**The problem**
Scan the entries below for the word "inNew". Copy out every line in which it occurs.

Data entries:

- Opening Delimiter -

@@ -1617,7 +1624,9 @@
         if (mt & MT_M_INWIN) winAddKnown(n, mt & ~(MT_M_INWIN | MT_M_HREF));
         return n;
     }
-    MT_HD void insertAtPath(int L, int idx, int node, int delta) {
+    template <bool PAIR = false>
+    MT_HD void insertAtPath(int L, int idx, int node, int delta, int half = -1, int hidx = 0, int late = 0, int watch = 0) {
+        if (!PAIR) watch = idx;
         bool first = true;
         for (;;) {
             const int B = uni(sc->pathB[L]);
@@ -1625,12 +1634,25 @@
             auto cur = blkLoad(B, h);
             auto prv = wave_from8<-1>(cur);
             const int nd = node, ix = idx;
-            auto nc = wave_map(8, [=](int i) MT_LAM {
-                const int a = own(cur, i), b = own(prv, i);
-                const int lt = -(int)(i < ix), eq = -(int)(i == ix);
-                return (a & lt) | (nd & eq) | (b & ~(lt | eq));
-            });
-            const int n1 = h.n + 1;
+            const bool two = PAIR && first && half >= 0;
+            LaneArr<int> nc;
+            if (two) {
+                auto prv2 = wave_from8<-2>(cur);
+                const int hf = half, hx = hidx;
+                nc = wave_map(9, [=](int i) MT_LAM {
+                    const int a = own(cur, i), b = own(prv, i), b2 = own(prv2, i);
+                    const int lt = -(int)(i < ix), eq = -(int)(i == ix), mid = -((int)(i > ix) & (int)(i < hx)),
+                              e2 = -(int)(i == hx);
+                    return (a & lt) | (nd & eq) | (b & mid) | (hf & e2) | (b2 & ~(lt | eq | mid | e2));
+                });
+            } else {
+                nc = wave_map(8, [=](int i) MT_LAM {
+                    const int a = own(cur, i), b = own(prv, i);
+                    const int lt = -(int)(i < ix), eq = -(int)(i == ix);
+                    return (a & lt) | (nd & eq) | (b & ~(lt | eq));
+                });
+            }
+            const int n1 = h.n + (two ? 2 : 1);
             setChildParent(h.height, node, B);
             if (first) landB = B;
             if (n1 < MT_MAXN) {
@@ -1643,19 +1665,20 @@
             MT_EV(6, 1);
             const int NB = allocBlock();
             if (NB < 0) return;
-            auto hi = wave_from8<4>(nc);
+            const int kb = (two && n1 == MT_MAXN + 1 && late <= 4) ? 5 : 4, kn = two ? n1 - kb : 4;
+            auto hi = kb == 5 ? wave_from8<5>(nc) : wave_from8<4>(nc);
             wave_for(8, [&](int i) MT_LAM {
-                bk(NB).c[i] = i < 4 ? own(hi, i) : -1;
-                bk(B).c[i] = i < 4 ? own(nc, i) : -1;
+                bk(NB).c[i] = i < kn ? own(hi, i) : -1;
+                bk(B).c[i] = i < kb ? own(nc, i) : -1;
             });
-            bk(NB).n = 4; bk(NB).height = h.height; bk(NB).scour = -1; bk(NB).parent = h.parent;
+            bk(NB).n = kn; bk(NB).height = h.height; bk(NB).scour = -1; bk(NB).parent = h.parent;
             bpPut(NB, h.parent);
-            bk(B).n = 4;
-            wave_for(4, [&](int i) MT_LAM { setChildParent(h.height, own(hi, i), NB); });
-            if (first && ix >= 4) landB = NB;
+            bk(B).n = kb;
+            wave_for(kn, [&](int i) MT_LAM { setChildParent(h.height, own(hi, i), NB); });
+            if (first && watch >= kb) landB = NB;
             first = false;
             wave_sync();
-            const int nbLen = sumObs(NB, 4, h.height), bLen = sumObs(B, 4, h.height);
+            const int nbLen = sumObs(NB, kn, h.height), bLen = sumObs(B, kb, h.height);
             bk(NB).len = nbLen; bk(B).len = bLen;
             if (L == 0) {
                 const int R = allocBlock();
@@ -1688,7 +1711,8 @@
         const uint32_t mj = wave_at(meta, j), mje = je >= 0 ? wave_at(meta, je) : 0u;
         const int s1 = (int)(pj > 0) & (int)!(mj & MT_M_MARKER), s2 = (int)(pje > 0) & (int)!(mje & MT_M_MARKER);
         const int ns = s1 + s2;
-        if (n + ns >= MT_MAXN) { MT_EVR(3, 1); return false; }
+        const bool room = n + ns < MT_MAXN;
+        if (!room) { MT_EVR(3, 1); if (!MT_LEAF_SPLIT) return false; }
         const auto cov = wave_map(n, [&](int i) MT_LAM {
             const int q = own(pre, i), l = own(len, i);
             return (bool)((int)(l > 0) & (int)(pe - q > 0) & (int)(p - q < l));
@@ -1702,11 +1726,13 @@
         })) != 0;
         const int w1 = s1 & (int)((mj & MT_M_INWIN) != 0), w2 = s2 & (int)((mje & MT_M_INWIN) != 0);
         const int nadd = wave_count(add);
-        if (side || rfN + ((int)S.rowCap - rowTop) < ns || winN + w1 + w2 + nadd > (int)S.winCap) {
-            MT_EVR(4, 1);
+        const bool blocks = room || blkFreeN + ((int)blkCap - blkTop) >= L + 2;
+        if (side || rfN + ((int)S.rowCap - rowTop) < ns || winN + w1 + w2 + nadd > (int)S.winCap || !blocks) {
+            if (room) { MT_EVR(4, 1); }
             return false;
         }
-        MT_EVR(1, 1); MT_EVR(5, ns); MT_EV2(5, ns); MT_EV2(7, 1);
+        if (room) { MT_EVR(1, 1); } else { MT_EVR(7, 1); }
+        MT_EVR(5, ns); MT_EV2(5, ns); MT_EV2(7, 1);
         int n1 = -1, n2 = -1;
         if (s1) n1 = allocRow();
         if (s2) n2 = allocRow();
@@ -1766,32 +1792,48 @@
             winN += nadd;
         }
         if (winN > winHW) winHW = winN;
-        if (ns) {
+        bool firstKept = true;
+        int first2 = -1;
+        if (!room) {
+            const int kb = (ns == 2 && n == MT_MAXN - 1 && je + 2 <= 4) ? 5 : 4;
+            const auto inNew = wave_map(n, [&](int i) MT_LAM {
+                const int f = ((int)(i == j) & s1) ? j + 1 : i + (s1 & (int)(i > j)) + (s2 & (int)(i > je));
+                return (bool)((int)own(cov, i) & (int)(f >= kb));
+            });
+            first2 = wave_first(inNew);
+            firstKept = first2 != first;
+            wave_sync();
+            if (ns == 2) insertAtPath<true>(L, j + 1, n1, obsDelta, n2, je + 2, je + 2, MT_MAXN);
+            else insertAtPath<true>(L, s1 ? j + 1 : je + 1, s1 ? n1 : n2, obsDelta, -1, 0, 0, MT_MAXN);
+            wave_sync();
+        } else if (ns) {
             wave_for(n, [&](int i) MT_LAM { bk(B).c[i + (s1 & (int)(i > j)) + (s2 & (int)(i > je))] = own(ch, i); });
             if (s1) bk(B).c[j + 1] = n1;
             if (s2) bk(B).c[je + 1 + s1] = n2;
             bk(B).n = n + ns;
             landB = B;
         }
-        if (rem) {
+        if (rem && room) {
             bk(B).len = h.len + obsDelta;
             if (L > 0 && obsDelta != 0) {
                 wave_for(L, [&](int l) MT_LAM { const int pb = sc->pathB[l]; bk(pb).len = bk(pb).len + obsDelta; });
                 wave_sync();
             }
         }
-        if (first >= 0) {
-            const bool half = first == j && s1;
-            const uint32_t m0 = half ? mj & ~MT_M_HREF : wave_at(meta, first);
-            addToLRUSetKnown(half ? n1 : wave_at(ch, first), sq, B, rem ? m0 | MT_M_REMOVED | MT_M_INWIN : m0);
-        }
+        auto lru = [&](int i, int blk) MT_LAM {
+            const bool half = i == j && s1;
+            const uint32_t m0 = half ? mj & ~MT_M_HREF : wave_at(meta, i);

- Closing Delimiter -

**Response**
+            const auto inNew = wave_map(n, [&](int i) MT_LAM {
+            first2 = wave_first(inNew);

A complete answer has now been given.